Дон Кихот шел по кривой дороге из Эль-Тобосо в Мадрид. Намотанные на руку поводья резали запястье, за спиной ковыляла паскудная тварь, а древко копья чертило в пыли гадючий след. Иногда рыцарь печального образа оборачивался и пытался съездить Росинанту по опущенной морде ногой, обутой в рваный ботфорт.
- Дрянь, — презрительно (он умел ронять слова, будто плевки – холодно и с издевкой) цедил сквозь зубы Дон, – Дырявый мешок костей.
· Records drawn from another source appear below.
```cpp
int bslam_abi_version(void);

const char* bslam_last_error(void);

int bslam_create(int device, bslam_context** out_ctx);
int bslam_destroy(bslam_context* ctx);

int bslam_set_texture_mode(bslam_context* ctx, int mode);

int bslam_set_keyframe_cache(bslam_context* ctx, int enable);
int bslam_invalidate_keyframe_cache(bslam_context* ctx);

int bslam_set_xcd_schedule(bslam_context* ctx, int enable);

int bslam_set_culling(bslam_context* ctx, int enable);
int bslam_set_pose_keyframe_list(bslam_context* ctx, int min_keyframes);
int bslam_debug_cull_stats(bslam_context* ctx, uint64_t* tested, uint64_t* culled);

int bslam_profile_enable(bslam_context* ctx, int enable);
enum { BSLAM_PROF_POSE_ACCUMULATE = 0, BSLAM_PROF_GEOMETRY = 1, BSLAM_PROF_PCG_INIT = 2, BSLAM_PROF_PCG_STEP1 = 3, BSLAM_PROF_ACTIVATION = 4,
       BSLAM_PROF_EXCHANGE = 5,
       BSLAM_PROF_POSE_REDUCE = 6,
       BSLAM_PROF_BA_COST = 7 };
int bslam_profile_read(bslam_context* ctx, int kernel, int32_t* launches, float* total_ms);
int bslam_profile_read_counters(bslam_context* ctx, uint64_t* counters8);


int bslam_accumulate_pose_estimation_coeffs(
    bslam_context* ctx, void* stream,
    int use_depth_residuals, int use_descriptor_residuals,
    const bslam_camera4f* color_camera, const bslam_camera4f* depth_camera,
    const bslam_depth_params* depth_params,
    const bslam_buffer2d* depth_buffer, const bslam_buffer2d* normals_buffer,
    const bslam_buffer2d* color_buffer,
    const bslam_mat3x4* frame_T_global_estimate,
    uint32_t surfels_size, const bslam_buffer2d* surfels,
    int debug, uint32_t* residual_count, float* residual_sum,
    float* H, float* b);

// ... 417 lines not shown
```

Baseline: 194.8 billion.

## Split pose estimation into keyframe groups on separate streams with independent convergence

```diff
diff --git a/badslam_amd/abi.py b/badslam_amd/abi.py
--- a/badslam_amd/abi.py
+++ b/badslam_amd/abi.py
@@ -184,6 +184,7 @@
     "bslam_comm_query": (C.c_int, [C.c_void_p, P(C.c_int), P(C.c_int)]),
     "bslam_set_culling": (C.c_int, [C.c_void_p, C.c_int]),
     "bslam_set_pose_keyframe_list": (C.c_int, [C.c_void_p, C.c_int]),
+    "bslam_set_pose_keyframe_groups": (C.c_int, [C.c_void_p, C.c_int, C.c_int]),
     "bslam_debug_cull_stats": (C.c_int, [C.c_void_p, P(C.c_uint64), P(C.c_uint64)]),
     "bslam_profile_enable": (C.c_int, [C.c_void_p, C.c_int]),
     "bslam_profile_read": (C.c_int, [C.c_void_p, C.c_int, P(C.c_int32), P(C.c_float)]),
diff --git a/badslam_amd/csrc/badslam_hip.hip b/badslam_amd/csrc/badslam_hip.hip
--- a/badslam_amd/csrc/badslam_hip.hip
+++ b/badslam_amd/csrc/badslam_hip.hip
@@ -9,6 +9,7 @@
 #include <cstring>
 #include <initializer_list>
 #include <new>
+#include <thread>
 
 #include "context.hpp"
 #include "geometry_kernels.hpp"
@@ -476,7 +477,7 @@
   unsigned launch_chunks;
   dim3 grid;
 };
-static int plan_pose_grid(bslam_context* ctx, const Schedule& prepared, int kf_count, int multiple, int list_bound, PoseGrid* g) {
+static int plan_pose_grid(bslam_context* ctx, const Schedule& prepared, int kf_count, int multiple, int list_bound, PoseGrid* g, int range_count = -1) {
   g->sc = prepared;
 #ifndef BSLAM_POSE_CULL_MIN_KEYFRAMES
 #define BSLAM_POSE_CULL_MIN_KEYFRAMES 64
@@ -484,15 +485,22 @@
   if (kf_count < BSLAM_POSE_CULL_MIN_KEYFRAMES) g->sc.bounds = nullptr;
   g->per_block = choose_kfs_per_block((int)g->sc.slots, kf_count, multiple);
   g->chunks = (unsigned)((kf_count + g->per_block - 1) / g->per_block);
-  g->launch_chunks = list_bound >= 0 ? (unsigned)std::max(1, (std::min(list_bound, kf_count) + g->per_block - 1) / g->per_block) : g->chunks;
+  g->launch_chunks = list_bound >= 0 ? (unsigned)std::max(1, (std::min(list_bound, range_count >= 0 ? range_count : kf_count) + g->per_block - 1) / g->per_block) : g->chunks;
   g->grid = dim3(8u * g->sc.slots_per_xcd * g->launch_chunks);
   return ctx->vis.reserve((size_t)g->chunks * g->sc.slots * sizeof(VisWord));
+}
+
+#ifndef BSLAM_POSE_DESC_KF_MULTIPLE
+#define BSLAM_POSE_DESC_KF_MULTIPLE 4
+#endif
+static VisWord* range_vis(bslam_context* ctx, int first, int per_block, int slots) {
+  return (VisWord*)ctx->vis.ptr + (size_t)(first / per_block) * slots;
 }
 
 static int launch_pose_accumulate(bslam_context* ctx, hipStream_t stream, int use_depth, int use_desc, const CamConsts& c,
                                   int kf_count, uint32_t surfels_size, const bslam_buffer2d* surfels, const PoseState* states,
                                   int* tiles_out, bool reduce_rows = true, const SurfelWork* work = nullptr, int* kfs_per_block_out = nullptr,
-                                  bool want_cost = false, const int* kf_list = nullptr, int kf_list_bound = 0) {
+                                  bool want_cost = false, const int* kf_list = nullptr, int kf_list_bound = 0, int range_first = 0, int range_count = -1) {
   SurfelWork local;
   int rc = BSLAM_OK;
   if (!work) {
@@ -506,15 +514,12 @@
   if (rc) return rc;
   rc = ctx->coeffs.reserve((size_t)kf_count * kRow * sizeof(float));
   if (rc) return rc;
-#ifndef BSLAM_POSE_DESC_KF_MULTIPLE
-#define BSLAM_POSE_DESC_KF_MULTIPLE 4
-#endif
   PoseGrid g;
-  if ((rc = plan_pose_grid(ctx, work->sc, kf_count, use_desc ? BSLAM_POSE_DESC_KF_MULTIPLE : 1, kf_list ? kf_list_bound : -1, &g))) return rc;
+  if ((rc = plan_pose_grid(ctx, work->sc, kf_count, use_desc ? BSLAM_POSE_DESC_KF_MULTIPLE : 1, kf_list ? kf_list_bound : -1, &g, range_count))) return rc;
   const Schedule& sc = g.sc;
   const int per_block = g.per_block;
   if (kfs_per_block_out) *kfs_per_block_out = per_block;
-  VisWord* vis = (VisWord*)ctx->vis.ptr;
+  VisWord* vis = range_vis(ctx, range_first, per_block, tiles);
   const dim3 grid = g.grid;
   const SurfelRows rows = work->rows;
   const KfDev* kfs = (const KfDev*)ctx->kf_table.ptr;
@@ -738,6 +743,15 @@
   return BSLAM_OK;
 }
 
+int bslam_set_pose_keyframe_groups(bslam_context* ctx, int groups, int min_keyframes_per_group) {
+  if (!ctx) return fail(BSLAM_ERR_INVALID_ARGUMENT, "null context");
+  if (groups < 0 || groups > bslam::kMaxPoseGroups) return fail(BSLAM_ERR_INVALID_ARGUMENT, "groups must be 0 (default) .. %d", bslam::kMaxPoseGroups);
+  if (min_keyframes_per_group < 0) return fail(BSLAM_ERR_INVALID_ARGUMENT, "min_keyframes_per_group must be >= 0");
+  ctx->pose_groups = groups;
+  ctx->pose_group_min_keyframes = min_keyframes_per_group;
+  return BSLAM_OK;
+}
+
 int bslam_debug_cull_stats(bslam_context* ctx, uint64_t* tested, uint64_t* culled) {
   if (!ctx) return fail(BSLAM_ERR_INVALID_ARGUMENT, "context is null");
   BSLAM_HIP_TRY(hipSetDevice(ctx->device));
@@ -1066,85 +1080,159 @@
   PoseState* d_states = (PoseState*)ctx->pose_state.ptr;
   int* d_active = (int*)((uint8_t*)ctx->misc.ptr + kMiscActive);
   int* h_active = (int*)((uint8_t*)ctx->staging2.ptr + state_bytes);
-  for (hipEvent_t& e : ctx->iter_done)
-    if (!e) BSLAM_HIP_TRY(hipEventCreateWithFlags(&e, hipEventDisableTiming));
-  for (hipEvent_t& e : ctx->solve_done)
-    if (!e) BSLAM_HIP_TRY(hipEventCreateWithFlags(&e, hipEventDisableTiming));
+  static_assert(kMaxPoseGroups * 4 * sizeof(int) <= 64 && kMiscActive + kMaxPoseGroups * 4 * sizeof(int) <= kMiscPairCensus, "room for every group's counters");
   if (!ctx->copy_stream) BSLAM_HIP_TRY(hipStreamCreateWithFlags(&ctx->copy_stream, hipStreamNonBlocking));
   ctx->kf_table_host_ptr = nullptr;
   hipLaunchKernelGGL(pose_init_kernel, dim3((unsigned)((keyframe_count + 63) / 64)), dim3(64), 0, stream, keyframe_count,
-                     (const PoseState*)d_states, (KfDev*)ctx->kf_table.ptr, d_active);
+                     (const PoseState*)d_states, (KfDev*)ctx->kf_table.ptr, d_active, kMaxPoseGroups * 4);
   BSLAM_HIP_TRY(hipGetLastError());
 
   SurfelWork work;
   if (surfels_size > 0 && (rc = prepare_surfels(ctx, stream, surfels, surfels_size, pose_surfels_per_thread(use_descriptor_residuals != 0, surfels_size), keyframe_count, &work, use_descriptor_residuals != 0))) return rc;
 
-  int* d_list = nullptr;
-  if (surfels_size > 0 && ctx->pose_list_min_keyframes > 0 && keyframe_count >= ctx->pose_list_min_keyframes) {
-    if ((rc = ctx->pose_list.reserve((size_t)(1 + 2 * keyframe_count) * sizeof(int)))) return rc;
-    d_list = (int*)ctx->pose_list.ptr;
-    hipLaunchKernelGGL(pose_active_list_kernel, dim3(1), dim3(kActiveListThreads), 0, stream, keyframe_count, (const PoseState*)d_states, d_list);
-    BSLAM_HIP_TRY(hipGetLastError());
-  }
-  int known_active = keyframe_count;
-
-  auto enqueue_iteration = [&](int it) -> int {
+  const bool use_list = surfels_size > 0 && ctx->pose_list_min_keyframes > 0 && keyframe_count >= ctx->pose_list_min_keyframes;
+  const bool exchange = allreduce != nullptr || has_exchange(ctx);
+  const bool fused = surfels_size > 0 && !exchange;
+
+#ifndef BSLAM_POSE_GROUPS_DEFAULT
+#define BSLAM_POSE_GROUPS_DEFAULT 1
+#endif
+#ifndef BSLAM_POSE_GROUP_MIN_KEYFRAMES
+#define BSLAM_POSE_GROUP_MIN_KEYFRAMES 64
+#endif
+  struct Group {
+    int first, count;
+    hipStream_t stream;
+    int* d_list;
+    int known_active;
+    bool live;
+  };
+  Group groups[kMaxPoseGroups];
+  const int chunk_len = surfels_size > 0 ? choose_kfs_per_block((int)work.sc.slots, keyframe_count, use_descriptor_residuals ? BSLAM_POSE_DESC_KF_MULTIPLE : 1) : 1;
+  const int chunk_count = (keyframe_count + chunk_len - 1) / chunk_len;
+  int G = 1;
+  if (fused && use_list) {
+    G = ctx->pose_groups > 0 ? ctx->pose_groups : BSLAM_POSE_GROUPS_DEFAULT;
+    const int min_per_group = ctx->pose_group_min_keyframes > 0 ? ctx->pose_group_min_keyframes : BSLAM_POSE_GROUP_MIN_KEYFRAMES;
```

Я мог бы выручить за тебя максимум три с хуем песо.
Он тыкал тупым концом копья в обтянутые кожей ребра: — Пшел, бляжий сын! Но!
Одр припадочно дергал шкурой, а в его брюхе екала селезенка.
Тычок, другой, и снова старик в мятой кирасе брел, спотыкаясь, под жарким июльским солнцем. Грязное исподнее резало Дону Кихоту жопу, обочины заросли болиголовом, по окрестным холмам раскорячились ветряные мельницы.
- Эх, Дульсинея, сиськи – пятерка да крепкая жопа… А помнишь, как пел я под окнами серенаду? Ту самую, из глубины сердца?